Role of occupational therapists in the team

Occupational therapists in HHOT work in a variety of both generic and occupational therapy specific roles. Like other members of the team, they complete consumer assessments, risk assessments, mental state examinations, formulate a recovery plan (see Table 2) and engage clients in case management. In a more discipline specific role, occupational therapists also complete functional and financial assessments, which are followed up by making recommendations to the Department of Housing regarding an individual's ability to maintain a tenancy and/or regarding supports that may be required. Occupational therapy functional assessments may include a combination of interview, practical tasks, and standardized assessments to assist with identifying meaningful occupational roles. The identified roles may include those with which the client is currently engaged and/ or those the client has identified as being important for the future.

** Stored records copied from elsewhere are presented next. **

extern "C" void mlst_default_params(mlst_params* p) {
    memset(p, 0, sizeof *p);
    p->minscore = MLST_DEF_MINSCORE; p->max_xm = MLST_DEF_MAX_XM; p->min_read_len = MLST_DEF_MIN_READ_LEN;
    p->minqual = MLST_DEF_MINQUAL; p->mincov = MLST_DEF_MINCOV; p->match_bonus = MLST_DEF_MATCH_BONUS;
    p->mm_max = MLST_DEF_MM_MAX; p->mm_min = MLST_DEF_MM_MIN; p->n_penalty = MLST_DEF_N_PENALTY;
    p->gap_open = MLST_DEF_GAP_OPEN; p->gap_ext = MLST_DEF_GAP_EXT; p->gbar = MLST_DEF_GBAR; p->band_w = MLST_DEF_BAND_W;
    p->gap_trigger_mm = MLST_DEF_GAP_TRIGGER_MM; p->xm_field_quirk = MLST_DEF_XM_FIELD_QUIRK; p->gap_trigger_clip = MLST_DEF_GAP_TRIGGER_CLIP;
    p->minscore_const = MLST_DEF_MINSCORE_CONST; p->minscore_coef = MLST_DEF_MINSCORE_COEF;
}

extern "C" const char* mlst_last_error(const mlst_handle* h) { return h ? h->err.c_str() : g_create_err.c_str(); }

extern "C" int mlst_create(int device, const mlst_params* p, mlst_handle** out) {
    if (!out) return fail(nullptr, MLST_E_INVALID, "out is NULL");
    *out = nullptr;
    int ndev = 0;
    if (hipGetDeviceCount(&ndev) != hipSuccess || ndev <= 0)
        return fail(nullptr, MLST_E_NOGPU, "no HIP device visible: this library has no CPU path");
    if (device < 0 || device >= ndev) return fail(nullptr, MLST_E_INVALID, "device %d out of range (%d devices)", device, ndev);
    mlst_params prm; if (p) prm = *p; else mlst_default_params(&prm);
    if (prm.band_w < 1 || prm.band_w > MAX_W) return fail(nullptr, MLST_E_INVALID, "band_w must be in 1..%d", MAX_W);
    if (prm.max_xm > 254 || prm.minscore > 1000) return fail(nullptr, MLST_E_INVALID, "max_xm/minscore out of range");
    if (prm.match_bonus < 1 || prm.match_bonus > 127) return fail(nullptr, MLST_E_INVALID, "match_bonus must be in 1..127");
    {
        const int pmin = std::min(prm.n_penalty, prm.mm_min), gap1 = prm.gap_open + prm.gap_ext;
        if (pmin < 0 || prm.mm_max < prm.mm_min || prm.gap_open < 0 || prm.gap_ext < 0) return fail(nullptr, MLST_E_INVALID, "penalties must not be negative, mm_max not below mm_min");
        if (prm.match_bonus * MLST_MAX_READ_LEN >= 1024)
            return fail(nullptr, MLST_E_LIMIT, "match_bonus %d: the score of a %d-base read does not fit 10 bits", prm.match_bonus, MLST_MAX_READ_LEN);
        if (prm.match_bonus > 4 * pmin)
// ... 282 lines not shown
            for (int k = 0; k < 2; k++) H->hap_win_max[k] = std::max(H->hap_win_max[k], L.hap_win[k]);
            H->hap_loci++;
            H->hap_rec.insert(H->hap_rec.end(), lhrec[l].begin(), lhrec[l].end()); H->hap_blk.insert(H->hap_blk.end(), hb.begin(), hb.end());
            H->hap_id.insert(H->hap_id.end(), lhid[l].begin(), lhid[l].end());
            std::vector<HapRec>().swap(lhrec[l]); std::vector<u32>().swap(lhid[l]);
        }
        if (H->hap_rec.empty()) H->hap_rec.push_back(HapRec{0, 0, 0, 0}); if (H->hap_blk.empty()) H->hap_blk.push_back(0); if (H->hap_id.empty()) H->hap_id.push_back(0);
    }
    for (u32 l = 0; l < n_loci; l++) if (!lnpos[l].empty()) { loci[l].has_n = 1; loci[l].nmask_off = nmask_words; nmask_words += (u64)loci[l].nwords * loci[l].n_pad; }
    std::vector<u32>& nmask = H->nmask; nmask.assign(nmask_words ? nmask_words : 1, 0);
    if (nmask.size() * 4 >= (1ull << 32)) return bad(MLST_E_LIMIT, "N-mask arena exceeds 4 GB (32-bit offsets in k_extend)");
    for (u32 l = 0; l < n_loci; l++) for (auto& ap : lnpos[l]) nmask[loci[l].nmask_off + (u64)(ap.second >> 5) * loci[l].n_pad + ap.first] |= 1u << (ap.second & 31);
    std::vector<KP> kp;
    { u64 tot = 0; for (auto& v : lkp) tot += v.size(); kp.reserve(tot); for (auto& v : lkp) { kp.insert(kp.end(), v.begin(), v.end()); std::vector<KP>().swap(v); } }
    std::sort(kp.begin(), kp.end(), [](const KP& x, const KP& y) { return x.key != y.key ? x.key < y.key : x.post < y.post; });
    std::vector<u64> ukeys; std::vector<u32> uval; std::vector<u32>& posts = H->posts;
    for (size_t i = 0; i < kp.size();) {
        size_t j = i; while (j < kp.size() && kp[j].key == kp[i].key) j++;
        size_t cnt = j - i;
        if (cnt <= MLST_MAX_POSTINGS) {
            ukeys.push_back(kp[i].key);
            if (cnt == 1) uval.push_back(0x80000000u | kp[i].post);
            else {
                if (posts.size() >= (1ull << 26)) return bad(MLST_E_LIMIT, "posting list exceeds 2^26 entries");
                uval.push_back(((u32)posts.size() << 5) | (u32)cnt);
                for (size_t t = i; t < j; t++) posts.push_back(kp[t].post);
            }
        }
        i = j;
    }
    std::vector<KP>().swap(kp);
    const u64 nk = ukeys.size(); H->n_keys = nk;
    u64 tcap = 1024; while (tcap < 2 * nk) tcap <<= 1;
    if (tcap > (1ull << 32)) return bad(MLST_E_LIMIT, "seed table too large");
    std::vector<u64>& tkeys = H->tkeys; std::vector<u32>& tvals = H->tvals; tkeys.assign(tcap, KEY_EMPTY); tvals.assign(tcap, 0);
    const u32 tmask = (u32)(tcap - 1); H->tmask = tmask;
    for (u64 i = 0; i < nk; i++) {
        u32 lo = (u32)ukeys[i], hi = (u32)(ukeys[i] >> 32);
        u32 hh = table_hash(lo, hi) & tmask;
        while (tkeys[hh] != KEY_EMPTY) hh = (hh + 1) & tmask;
        tkeys[hh] = ukeys[i]; tvals[hh] = uval[i];
    }
    u64 nb = 256; while (nb * 4 < nk) nb <<= 1;
    for (;;) {
        if (nb > (1ull << 31)) return bad(MLST_E_LIMIT, "sieve too large");
        std::vector<u16>& sv = H->sv; sv.assign(nb * 8, 0); const u32 smask = (u32)(nb - 1);
        u32 sshift_h = 32; for (u64 t = nb; t > 1; t >>= 1) sshift_h--;
        u32 longest = 0;
        for (u64 i = 0; i < nk; i++) {
            u32 lo = (u32)ukeys[i], hi = (u32)(ukeys[i] >> 32);
            u32 fp = sieve_fp(lo, hi); u32 b = sieve_bucket_hash(lo, hi) >> sshift_h;
            for (u64 step = 0; step < nb; step++) {
                u16* B = &sv[(u64)b * 8]; int k; bool done = false;
                for (k = 0; k < 8; k++) { if (B[k] == fp) { done = true; break; } if (B[k] == 0) { B[k] = (u16)fp; done = true; break; } }
                if (done) { if ((u32)step > longest) longest = (u32)step; break; }
                b = (b + 1) & smask;
            }
        }
        H->nb = nb; H->smask = smask; H->sieve_chain = longest;
        if (longest <= 32) break;
        nb <<= 1;
    }
    int kind = want_kind;
    if (kind < 0 || kind == MLST_SIEVE_LDS) {
        const u64 nbits = 1ull << BITMAP_BITS;
        if (nk <= 4 * nbits) {
            std::vector<u32>& bitmap = H->bitmap; bitmap.assign(nbits / 32, 0);
            u64 set = 0;
            for (u64 i = 0; i < nk; i++) {
                for (int o = 0; o < 2; o++) {
                    u32 L, R; sieve_halves_of(o ? revcomp40(ukeys[i]) : ukeys[i], L, R);
                    R += SV_HALF_BITS;
                    if (!((bitmap[L >> 5] >> (L & 31)) & 1u)) { bitmap[L >> 5] |= 1u << (L & 31); set++; }
                    if (!((bitmap[R >> 5] >> (R & 31)) & 1u)) { bitmap[R >> 5] |= 1u << (R & 31); set++; }
                }
            }
            H->bitmap_fill = (double)set / (double)nbits;
            if (set * 2 > nbits) { bitmap.clear(); H->bitmap_fill = 0.0; }
        }
        kind = H->bitmap.empty() ? MLST_SIEVE_ROUTED : MLST_SIEVE_LDS;
    }
    if (nk == 0) kind = H->bitmap.empty() ? MLST_SIEVE_GLOBAL : MLST_SIEVE_LDS;
    if (kind == MLST_SIEVE_GLOBAL && nk > 0) {
        const char* gsw = getenv("MLST_GBM_BITS");
        u32 gbits = gsw ? (u32)atoi(gsw) : 25u;
        if (gbits >= 16 && gbits <= 31 && nk <= (1ull << gbits)) {
            H->gbitmap.assign((1ull << gbits) / 32, 0); H->gbits = gbits;
            for (u64 i = 0; i < nk; i++) { u32 bi = bitmap_hash_bits((u32)ukeys[i], (u32)(ukeys[i] >> 32), gbits); H->gbitmap[bi >> 5] |= 1u << (bi & 31); }
        }
    }
    if (kind == MLST_SIEVE_ROUTED) {
        H->rfilter.assign((u64)RT_OWNERS * RT_FWORDS, 0u);
        for (u64 i = 0; i < nk; i++) {
            u32 ow, hh, b0, b1, k0, k1; rt_hash((u32)ukeys[i], (u32)(ukeys[i] >> 32), ow, hh); rt_filter_addr(hh, b0, k0, b1, k1);
            H->rfilter[(u64)ow * RT_FWORDS + b0] |= k0; H->rfilter[(u64)ow * RT_FWORDS + b1] |= k1;
        }
    }
    H->kind = kind;
    return H;
}

static std::mutex g_index_mu;
static std::shared_ptr<HostIndex> g_index_last; static u64 g_index_key[5] = {0, 0, 0, 0, 0};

Occupational therapists also assist a client to re-establish major life roles such as family roles, including parenting. An example of this would be to restore contact with a child by assisting with access and encouraging parenting skills. If a client who has been homeless is allocated accommodation by the Department of Housing, then an occupational therapist may be called in to assist the person to acquire basic house management skills. For example, activities of daily living such as personal care, budgeting, shopping, food preparation, cooking, leisure time planning, keeping the house clean and tidy, and using a washing machine. People who have experienced homelessness benefit from this input.

In the belief that purposeful use of time and energy, gives life meaning, occupational therapists working with the homeless aim to assist clients to maximize strengths and build skills to participate effectively in everyday activities. Furthermore, engaging in meaningful occupations helps clients to improve their mental health and overall sense of wellbeing. Of importance when dealing with people who have been marginalized and excluded is a focus on assisting them to establish routines, and to find satisfaction in carrying out daily occupations. These tasks draw upon core occupational therapy skills and models of practice such as the Model of Human Occupation (Kielhofner & Burke, 1985).

Reflection on outcomes

Establishing the role of occupational therapy within the team has been an ongoing challenge. For instance, staff attendance at outreach venues requires co-ordination and flexibility, particularly when a client presents as unwell and requires extra input to assess the problem. Models of practice that include the environment require occupational therapists to consider the impact of the environment with reference to meaningful occupations. There is also an element of risk involved as outreach occurs both early in the morning and late at night. This can lead to issues arising around intoxication, aggression, and other unknown elements that may impact upon the safety of team members.

Furthermore, working shift work is a relatively new expectation for occupational therapists. In using generic mental health skills, they also have to try and maintain their identity as occupational therapists and to demonstrate the relevance of their discipline specific skills. Overall, occupational therapists on the team have risen to these challenges while demonstrating the unique value of occupational therapy intervention for this client group, to the other team members.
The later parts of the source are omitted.